W Poznaniu w nocy z soboty na niedzielę doszło do pożaru i wybuchu w kamienicy przy ul. Kraszewskiego. W trakcie akcji poszkodowanych zostało 11 strażaków. Dwóch było poszukiwanych i niestety potwierdziły się najczarniejsze scenariusze. Obaj zginęli podczas akcji.
Dokonywali oni rozpoznania, co znajduje się w budynku. Nagle nastąpił wybuch. Jego siła była tak duża, że runęły wszystkie stropy w budynku. Strażakom zerwało hełmy z głów. Podczas akcji zginął Patryk Michalski. To były polski oszczepnik, który swoje zawodowe życie związał właśnie ze strażą pożarną.

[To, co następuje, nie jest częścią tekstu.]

template <bool X3>
__global__ void __launch_bounds__(512) k_conv_rows(ConvArgs a) {
    constexpr int C = 64, NWV = 8, RING = 8;
    extern __shared__ __attribute__((aligned(16))) uint8_t smem[];
    uint16_t *t_hi = reinterpret_cast<uint16_t *>(smem);
    uint16_t *t_lo = t_hi + TCELLS * C;
    float *halo = reinterpret_cast<float *>(t_lo + TCELLS * C);
    int32_t *idxh = reinterpret_cast<int32_t *>(halo + 2 * NSLOT * C);
    int32_t *mcode = idxh + 2 * 256;
    i32x2 *mdirty = reinterpret_cast<i32x2 *>(mcode + RING * NPIECE);
    float *part = reinterpret_cast<float *>(mdirty + RING * NPIECE);
    const int tid = threadIdx.x, lane = tid & 63, wid = tid >> 6, l15 = lane & 15, g4 = lane >> 4;
    const int tw = a.W / TS;
    const int n_live = a.counts[0];
    const int64_t n_groups = ((int64_t)n_live + NPIECE - 1) / NPIECE;
    const int64_t g_begin = blockIdx.x, g_step = gridDim.x;
    if (g_begin >= n_groups) return;
    const int n_my = (int)((n_groups - g_begin + g_step - 1) / g_step);

    float wk[9][8], bk[8];
#pragma unroll
    for (int c = 0; c < 8; ++c) {
        const int ch = (tid & 7) * 8 + c;
        bk[c] = a.b9 ? a.b9[ch] : 0.f;
#pragma unroll
        for (int k = 0; k < 9; ++k) wk[k][c] = a.w9[ch * 9 + k];
    }
    const int rt = wid & 3;
    bf16x8 ra0, ra1, rl0, rl1;
    {
        const uint16_t *rp = a.rh + (16 * rt + l15) * C + 8 * g4;
        ra0 = *reinterpret_cast<const bf16x8 *>(rp);
        ra1 = *reinterpret_cast<const bf16x8 *>(rp + 32);
        rl0 = ra0; rl1 = ra1;
        if (X3) {
            const uint16_t *rpl = a.rl + (16 * rt + l15) * C + 8 * g4;
            rl0 = *reinterpret_cast<const bf16x8 *>(rpl);
            rl1 = *reinterpret_cast<const bf16x8 *>(rpl + 32);
        }
    }
    f32x4 rinit = *reinterpret_cast<const f32x4 *>(a.r0 + 16 * rt + 4 * g4);

    auto piece_k = [&](int o, int j, bool &ok) -> int64_t {
        const int64_t grp = g_begin + (int64_t)o * g_step, k = grp * NPIECE + j;
        ok = o < n_my && k < n_live;
        return ok ? k : 0;
    };
    auto idx_off = [&](int o, bool &ok) -> int64_t {
        ok = false;
        if (tid >= NSLOT) return 0;
        const int j = tid / PHALO, hc = tid - j * PHALO;
        const int code = mcode[(o & (RING - 1)) * NPIECE + j];
        if (code < 0) return 0;
        const int p = code & 7, ts = code >> 3, t = ts / a.S, sc = ts - t * a.S;
        int y0, x0;
        piece_origin(t, p, tw, y0, x0);
        const int gy = y0 - 1 + hc / PW, gx = x0 - 1 + hc % PW;
        if (gy < 0 || gy >= a.H || gx < 0 || gx >= a.W) return 0;
        ok = true;
        return ((int64_t)sc * a.H + gy) * a.W + gx;
    };
    const uint32_t lds_halo = (uint32_t)(uintptr_t)((__attribute__((address_space(3))) float *)halo);
    auto dma_halo = [&](const int32_t *ih, int hbuf) {
        for (int q = wid; q < NSLOT / 4; q += NWV) {
            const int row = ih[q * 4 + (lane >> 4)];
            const uint32_t dst = __builtin_amdgcn_readfirstlane(lds_halo + (uint32_t)((hbuf * NSLOT + q * 4) * C * 4));
            if (row >= 0) vm_dma16(a.feat + (int64_t)row * C + 4 * l15, dst);
        }
    };
    auto conv_tile = [&](const int32_t *ih, const float *hl, int o) {
        const int cell = tid >> 3, cg = (tid & 7) * 8, hb = (cell >> 3) * PHALO, cy = (cell >> 2) & 1, cx = cell & 3;
        float acc[8];
#pragma unroll
        for (int c = 0; c < 8; ++c) acc[c] = bk[c];
#pragma unroll
        for (int rr = 0; rr < 3; ++rr)
#pragma unroll
            for (int k = 0; k < 3; ++k) {
                const int slot = hb + (cy + rr) * PW + cx + k;
                if (ih[slot] >= 0) {
                    const f32x4 v0 = *reinterpret_cast<const f32x4 *>(hl + slot * C + cg), v1 = *reinterpret_cast<const f32x4 *>(hl + slot * C + cg + 4);
                    const float *kk = wk[rr * 3 + k];
#pragma unroll
                    for (int c = 0; c < 4; ++c) { acc[c] = fmaf(v0[c], kk[c], acc[c]); acc[4 + c] = fmaf(v1[c], kk[4 + c], acc[4 + c]); }
                }
            }
        uint32_t hi[4], lo[4];
#pragma unroll
        for (int c = 0; c < 4; ++c) {
            const float y0 = gelu_erf(acc[2 * c]), y1 = gelu_erf(acc[2 * c + 1]);
            hi[c] = pack_bf16(y0, y1);
            lo[c] = pack_bf16(y0 - __uint_as_float(hi[c] << 16), y1 - __uint_as_float(hi[c] & 0xffff0000u));
        }
        const int ch = (tid & 7) ^ ((cell >> 1) & 7);
        *reinterpret_cast<u32x4 *>(t_hi + cell * C + ch * 8) = u32x4{hi[0], hi[1], hi[2], hi[3]};
        if (X3) *reinterpret_cast<u32x4 *>(t_lo + cell * C + ch * 8) = u32x4{lo[0], lo[1], lo[2], lo[3]};
        const int m = (o & (RING - 1)) * NPIECE + (cell >> 3);
        if (mcode[m] >= 0) {
            const i32x2 pd = mdirty[m];
            if ((pd.y >> (cell & 7)) & 1) {
                const int64_t orow = pd.x + __popc((unsigned)pd.y & ((1u << (cell & 7)) - 1u));
                *reinterpret_cast<u32x4 *>(a.th + orow * C + cg) = u32x4{hi[0], hi[1], hi[2], hi[3]};
                if (X3) *reinterpret_cast<u32x4 *>(a.tl + orow * C + cg) = u32x4{lo[0], lo[1], lo[2], lo[3]};
            }
        }
    };
    auto row_sums = [&]() {
#pragma unroll
        for (int u = 0; u < 2; ++u) {
            const int gq = 2 * (wid >> 2) + u;
            const int row = gq * 16 + l15;
            const int c0 = (g4 ^ ((row >> 1) & 7)) * 8, c1 = ((4 + g4) ^ ((row >> 1) & 7)) * 8;
            const bf16x8 th0 = *reinterpret_cast<const bf16x8 *>(t_hi + row * C + c0), th1 = *reinterpret_cast<const bf16x8 *>(t_hi + row * C + c1);
            f32x4 v = rinit;
            v = __builtin_amdgcn_mfma_f32_16x16x32_bf16(ra0, th0, v, 0, 0, 0);
            v = __builtin_amdgcn_mfma_f32_16x16x32_bf16(ra1, th1, v, 0, 0, 0);
            if (X3) {
                const bf16x8 tl0 = *reinterpret_cast<const bf16x8 *>(t_lo + row * C + c0), tl1 = *reinterpret_cast<const bf16x8 *>(t_lo + row * C + c1);
                v = __builtin_amdgcn_mfma_f32_16x16x32_bf16(ra0, tl0, v, 0, 0, 0);
                v = __builtin_amdgcn_mfma_f32_16x16x32_bf16(ra1, tl1, v, 0, 0, 0);
                v = __builtin_amdgcn_mfma_f32_16x16x32_bf16(rl0, th0, v, 0, 0, 0);
                v = __builtin_amdgcn_mfma_f32_16x16x32_bf16(rl1, th1, v, 0, 0, 0);
            }
            float sq = (v[0] * v[0] + v[1] * v[1]) + (v[2] * v[2] + v[3] * v[3]);
            sq += __shfl_xor(sq, 16);
            sq += __shfl_xor(sq, 32);
            if (g4 == 0) part[rt * TCELLS + gq * 16 + l15] = sq;
        }
    };
    auto finish_rows = [&](int o) {
        if (wid != NWV - 1) return;
        const int cell = lane, m = (o & (RING - 1)) * NPIECE + (cell >> 3);
        const int code = mcode[m];
        if (code < 0) return;
        const i32x2 pd = mdirty[m];
        if ((pd.y >> (cell & 7)) & 1) {
            const int64_t orow = pd.x + __popc((unsigned)pd.y & ((1u << (cell & 7)) - 1u));
            const float ss = (part[cell] + part[TCELLS + cell]) + (part[2 * TCELLS + cell] + part[3 * TCELLS + cell]) + a.c0;
            a.rstd[orow] = 1.0f / sqrtf(ss * a.inv_d + a.eps);
            a.key[orow] = ((code >> 3) / a.S) * TCELLS + (code & 7) * PCELLS + (cell & 7);
        }
    };

    if (tid < 4 * NPIECE) {
        bool ok;
        const int64_t k = piece_k(tid >> 3, tid & 7, ok);
        const int code = a.live_list[k];
        const int2 pd = a.piece_dirty[k];
        mcode[tid] = ok ? code : -1;
        mdirty[tid] = ok ? i32x2{pd.x, pd.y} : i32x2{0, 0};
    }
    __syncthreads();
    {
        bool k0, k1, k2;
        const int64_t o0 = idx_off(0, k0), o1 = idx_off(1, k1), o2 = idx_off(2, k2);
        const int i0 = a.idx[o0], i1 = a.idx[o1], i2 = a.idx[o2];
        if (tid < 256) { idxh[tid] = k0 ? i0 : -1; idxh[256 + tid] = k1 ? i1 : -1; }
        __syncthreads();
        dma_halo(idxh, 0);
        dma_halo(idxh + 256, 1);
        vm_wait<0>();
        landed(ra0); landed(ra1); landed(rl0); landed(rl1); landed(rinit);
#pragma unroll
        for (int c = 0; c < 8; ++c) {
            landed(bk[c]);
#pragma unroll
            for (int k = 0; k < 9; ++k) landed(wk[k][c]);
        }
        __syncthreads();
        conv_tile(idxh, halo, 0);
        __syncthreads();
        row_sums();
        if (tid < 256) idxh[tid] = k2 ? i2 : -1;
        __syncthreads();
    }
    for (int it = 0; it < n_my; ++it) {
        const int cur = it & 1, nx = cur ^ 1;
        const bool has_nx = it + 1 < n_my;
        dma_halo(idxh + cur * 256, cur);
        bool ok_i, ok_m;
        const int64_t off_i = idx_off(it + 3, ok_i);
        const int64_t k_m = piece_k(it + 4, tid & 7, ok_m);
        int iw, mc;
        i32x2 md;
        vm_load4(iw, a.idx + off_i);
        vm_load4(mc, a.live_list + k_m);
        vm_load8(md, a.piece_dirty + k_m);
        finish_rows(it);
        if (has_nx) conv_tile(idxh + nx * 256, halo + nx * NSLOT * C, it + 1);
        lds_barrier();
        if (has_nx) row_sums();
        vm_wait<0>();
        landed(iw); landed(mc); landed(md);
        if (tid < 256) idxh[nx * 256 + tid] = ok_i ? iw : -1;
        if (tid < NPIECE) {
            const int m = ((it + 4) & (RING - 1)) * NPIECE + tid;
            mcode[m] = ok_m ? mc : -1;
            mdirty[m] = ok_m ? md : i32x2{0, 0};
        }
        lds_barrier();
    }
}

Michalski miał duży talent, który przejawiał w czasach juniorskich. W 2007 roku poprawił rekord Polski juniorów młodszych uzyskując wynik 75.78 m. 17-letni wtedy zawodnik pobił rekord kraju o 18 centymetrów. Obecnie rekord ten należy do Cypriana Mrzygłoda, który w 2015 roku uzyskał 81,50 m.
To jednak nie koniec jego dobrych wyników. W sezonie 2004 był najlepszym 14-latkiem rzucając oszczepem o wadze 600 g na odległość 54,50 m. Rok później był jedynym młodzikiem, który przekroczył 60 m, wynikiem 60,56 m.
Michalski był zawodnikiem UKS Cyprianka. Jego były klub pożegnał go w mediach społecznościowych. "Serce pęka. Oszczepnik, Mistrz. Strażak, Bohater. Nasz Chłopak, Patryk. Takim Cię zapamiętamy" - czytamy w facebookowym poście.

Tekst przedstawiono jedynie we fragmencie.